TV Vlaanderen
- Company type: Subsidiary
- Industry: Pay TV
- Founded: 2006
- Headquarters: Zaventem, Belgium
- Key people: K. Pauwels, General Director
- Products: DVB-S2, DVB-T2
- Owner: M7 Group
- Parent: Canal+
- Website: tv-vlaanderen.be

= TV Vlaanderen =

Flanders television provider

TV Vlaanderen Digitaal previous and first logo from 2006 to 2017

TV Vlaanderen is a digital satellite television and terrestrial television service provider for the Flanders region and community in Belgium.

TV Vlaanderen's customers are mostly people living in Flanders. However, as TV Vlaanderen is officially available to the whole of Belgium, TV Vlaanderen also has many Flemish customers living in the French-speaking part of Belgium due to the unavailability of Dutch-language TV channels on cable television platforms in Wallonia.

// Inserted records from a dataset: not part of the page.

+__device__ __forceinline__ void publish_piece(float* p, float v) {
+  __hip_atomic_store(p, v, __ATOMIC_RELAXED, __HIP_MEMORY_SCOPE_AGENT);
+}
+__device__ __forceinline__ float read_piece(const float* p) {
+  return __hip_atomic_load(p, __ATOMIC_RELAXED, __HIP_MEMORY_SCOPE_AGENT);
+}
+
+template <int N>
+__device__ __forceinline__ void add_pieces(const float* pcs, int dim, int i0, int n, int col, int col1, float& g0,
+                                           float& g1) {
+  float v0[N], v1[N];
+#pragma unroll
+  for (int q = 0; q < N; ++q) {
+    const int i = min(i0 + q, n);
+    const float* p = pcs + static_cast<int64_t>(i) * 2 * dim + (i == 0 ? dim : 0);
+    v0[q] = read_piece(p + col);
+    v1[q] = read_piece(p + col1);
+  }
+#pragma unroll
+  for (int q = 0; q < N; ++q) {
+    const bool in = i0 + q <= n;
+    g0 = in ? ieee_op<'+'>(g0, v0[q]) : g0;
+    g1 = in ? ieee_op<'+'>(g1, v1[q]) : g1;
+  }
+}
+
 template <int OP>
-__device__ __forceinline__ void apply_row(const Job& j, const TableDesc& T, const ApplyParams& ap, uint32_t key,
-                                          int seg_start_sorted, int col, float g) {
-  const uint32_t id = key & ((1u << j.id_bits) - 1u);
-  if (OP == kWriteSum) {
-    j.dense_out[static_cast<int64_t>(seg_start_sorted) * j.dense_dim + col] = g;
-    return;
-  }
-  if (id >= static_cast<uint32_t>(T.num_rows)) return;
-  const int64_t o = static_cast<int64_t>(id) * T.dim + col;
-  store_row<OP>(T, ap, o, load_row<OP>(T, o), g);
+__device__ __forceinline__ void join_segment(const Job& j, const TableDesc& T, const ApplyParams& ap, uint32_t key,
+                                             int seg_start_sorted, int first, int last, int P, int li) {
+  const float* pcs = j.pieces + T.piece_off + static_cast<int64_t>(first) * 2 * T.dim;
+  const int dim = T.dim, n = last - first;
+  const int64_t row = static_cast<int64_t>(key & ((1u << j.id_bits) - 1u)) * dim;
+  for (int col = li; col < dim; col += 2 * P) {
+    const bool two = col + P < dim;
+    const int col1 = two ? col + P : col;
+    RowState r0{0.0f, 0.0f}, r1{0.0f, 0.0f};
+    if (OP != kWriteSum) {
+      r0 = load_row<OP>(T, row + col);
+      r1 = load_row<OP>(T, row + col1);
+    }
+    float g0 = 0.0f, g1 = 0.0f;
+    if (n < kPFShort) {
+      add_pieces<kPFShort>(pcs, dim, 0, n, col, col1, g0, g1);
+    } else {
+      for (int i0 = 0; i0 <= n; i0 += kPFJoin) add_pieces<kPFJoin>(pcs, dim, i0, n, col, col1, g0, g1);
+    }
+    if (OP == kWriteSum) {
+      j.dense_out[static_cast<int64_t>(seg_start_sorted) * j.dense_dim + col] = g0;
+      if (two) j.dense_out[static_cast<int64_t>(seg_start_sorted) * j.dense_dim + col1] = g1;
+    } else {
+      store_row<OP>(T, ap, row + col, r0, g0);
+      if (two) store_row<OP>(T, ap, row + col1, r1, g1);
+    }
+  }
 }
 
 template <int OP>
@@ -674,7 +728,6 @@
   const int nblk = T.n_pad / kBlock;
   if (blk >= nblk) return;
   const int b0 = T.base + blk * kBlock;
-  const int tend = T.base + T.n_pad;
   const uint32_t id_mask = (1u << j.id_bits) - 1u;
   uint32_t key[kBlock], off[kBlock];
 #pragma unroll
@@ -682,9 +735,15 @@
     key[r] = j.keys[b0 + r];
     off[r] = j.vals[b0 + r];
   }
-  const uint32_t kprev = blk > 0 ? j.keys[b0 - 1] : ~0u;
-  const uint32_t knext = b0 + kBlock < tend ? j.keys[b0 + kBlock] : ~0u;
-  if (!keys_are_mine(j)) return;
+  const int li = lane % P;
+  const uint64_t gmask = (P == kWave) ? ~0ull : (((1ull << P) - 1ull) << (lane - li));
+  const int nfwd = nblk - 1 - blk, nbwd = blk;
+  const uint32_t fk0 = j.keys[b0 + (li < nfwd ? kBlock * (1 + li) : 0)];
+  const uint32_t bk0 = j.keys[b0 - (li < nbwd ? 1 + kBlock * li : 0)];
+  const bool mine = keys_are_mine(j);
+  int flo = __popcll(__ballot(li < nfwd && fk0 == key[kBlock - 1]) & gmask);
+  int blo = __popcll(__ballot(li < nbwd && bk0 == key[0]) & gmask);
+  if (!mine) return;
   const uint32_t gld = static_cast<uint32_t>(T.gld);
   const uint32_t go0 = T.goff[0], go1 = T.goff[1], go2 = T.goff[2], go3 = T.goff[3];
   const float* __restrict__ grad = T.grad;
@@ -704,8 +763,8 @@
     atomicOr(&j.hdr->error, kErrOutOfCall);
     return;
   }
-  const bool head_cont = key[0] == kprev;
-  const bool tail_cont = key[kBlock - 1] == knext;
+  const bool head_cont = blo > 0;
+  const bool tail_cont = flo > 0;
   {
     int seg_begin = 0;
 #pragma unroll
@@ -730,8 +789,8 @@
       acc = ieee_op<'+'>(acc, v[r]);
       v[r] = acc;
       if (ends >> r & 1u) {
-        if (seg_begin == 0 && head_cont) pc[col] = acc;
-        else if (r == kBlock - 1 && tail_cont) pc[T.dim + col] = acc;
+        if (seg_begin == 0 && head_cont) publish_piece(&pc[col], acc);
+        else if (r == kBlock - 1 && tail_cont) publish_piece(&pc[T.dim + col], acc);
         acc = 0.0f;
         seg_begin = r + 1;
       }
@@ -755,62 +814,51 @@
           store_row<OP>(T, ap, static_cast<int64_t>(key[r] & id_mask) * T.dim + col, st[r], ieee_op<'+'>(0.0f, v[r]));
     }
   }
-}
-
-template <int OP>
-__global__ void __launch_bounds__(kThreads) join_kernel(const Job j, const ApplyParams ap) {
-  const int gw = __builtin_amdgcn_readfirstlane(static_cast<int>(blockIdx.x * (kThreads / kWave) + threadIdx.x / kWave));
-  const int t = table_of_wave(j, gw);
-  const TableDesc& T = j.t[t];
-  const int P = T.lanes;
-  const int lane = lane_id();
-  const int blk = (gw - T.wave_begin) * (kWave / P) + lane / P;
-  const int nblk = T.n_pad / kBlock;
-  if (blk >= nblk) return;
-  const int b0 = T.base + blk * kBlock;
-  const int tend = T.base + T.n_pad;
-  const uint32_t klast = j.keys[b0 + kBlock - 1];
-  const uint32_t knext = b0 + kBlock < tend ? j.keys[b0 + kBlock] : ~0u;
-  const bool mine = keys_are_mine(j);
-  if (!mine || knext != klast) return;
-  uint32_t key[kBlock];
-#pragma unroll
-  for (int r = 0; r < kBlock; ++r) key[r] = j.keys[b0 + r];
-  const uint32_t kprev = blk > 0 ? j.keys[b0 - 1] : ~0u;
-  if ((klast & ((1u << j.id_bits) - 1u)) >= static_cast<uint32_t>(T.num_rows)) return;
-  int seg_start = kBlock - 1;
-#pragma unroll
-  for (int r = kBlock - 2; r >= 0; --r)
-    if (key[r] == klast && seg_start == r + 1) seg_start = r;
-  if (seg_start == 0 && kprev == klast) return;
-  int lo = b0 + kBlock, hi = tend;
-  {
-    const int li = lane % P, g0 = lane - li;
-    const uint64_t gmask = (P == kWave) ? ~0ull : (((1ull << P) - 1ull) << g0);
-    while (hi - lo > 1) {
-      const int step = (hi - lo + P) / (P + 1);
-      const int p = lo + (li + 1) * step;
-      const bool eq = p < hi && j.keys[p] == klast;
-      const int c = __popcll(__ballot(eq) & gmask);
-      const int nlo = lo + c * step;
-      if (c < P && lo + (c + 1) * step < hi) hi = lo + (c + 1) * step;
-      lo = nlo;
-    }
-  }
-  const int last = (lo - T.base) / kBlock;
-  const float* pcs = j.pieces + T.piece_off;
-  for (int col = lane % P; col < T.dim; col += P) {
-    float g = ieee_op<'+'>(0.0f, pcs[static_cast<int64_t>(blk) * 2 * T.dim + T.dim + col]);
-    for (int bb = blk + 1; bb <= last; bb += kPFJoin) {
-      float v[kPFJoin];
-#pragma unroll
-      for (int q = 0; q < kPFJoin; ++q)
-        v[q] = (bb + q <= last) ? pcs[static_cast<int64_t>(bb + q) * 2 * T.dim + col] : 0.0f;
-#pragma unroll
-      for (int q = 0; q < kPFJoin; ++q)
-        if (bb + q <= last) g = ieee_op<'+'>(g, v[q]);
-    }
-    apply_row<OP>(j, T, ap, klast, b0 + seg_start, col, g);
+  const uint32_t rows = static_cast<uint32_t>(T.num_rows);
+  const uint32_t kf = key[kBlock - 1], kb = key[0];
+  const bool whole = ends == 1u << (kBlock - 1);
+  const bool head_seg = head_cont && (kb & id_mask) < rows;
+  const bool fwd = tail_cont && (kf & id_mask) < rows;
+  const bool tail_seg = fwd && !(whole && head_cont);
+  if (!head_seg && !fwd) return;
+  int fhi = (fwd && flo == P) ? nfwd : flo, bhi = (head_seg && blo == P) ? nbwd : blo;
+  while (fhi > flo || bhi > blo) {
+    const int fs = (fhi - flo + P) / (P + 1) + (fhi == flo), bs = (bhi - blo + P) / (P + 1) + (bhi == blo);
+    const int fp = flo - 1 + (li + 1) * fs, bp = blo - 1 + (li + 1) * bs;
+    const bool fin = fp < fhi, bin = bp < bhi;
+    const uint32_t fk = j.keys[b0 + (fin ? kBlock * (1 + fp) : 0)], bk = j.keys[b0 - (bin ? 1 + kBlock * bp : 0)];
+    const int fc = __popcll(__ballot(fin && fk == kf) & gmask);
+    const int bc = __popcll(__ballot(bin && bk == kb) & gmask);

Like the Dutch satellite television provider CanalDigitaal, TV Vlaanderen is owned by M7 Group (Canal+ Luxembourg S.a.r.l). M7 Group since September 2019 is part of French-based Groupe Canal+, which was a subsidiary of Vivendi until its spin-off in December 2024.

== History ==
Originally, TV Vlaanderen only offered a DVB-S2 satellite television service, using the SES Astra satellites at Astra 19.2°E and at Astra 23.5°E.

In 2017, it started a DVB-T2 terrestrial service branded "Antenne TV", which uses the Norkring transmitter network. Antenne TV was shut down on 1 September 2024.

== Smart card ==
The Flemish public and commercial broadcasts are not freely available via satellite. To receive the Flemish broadcasts, a Smartcard is required to decipher the Mediaguard signal.

A standard DVB-S2 receiver is used, which can also receive free-to-air broadcasts.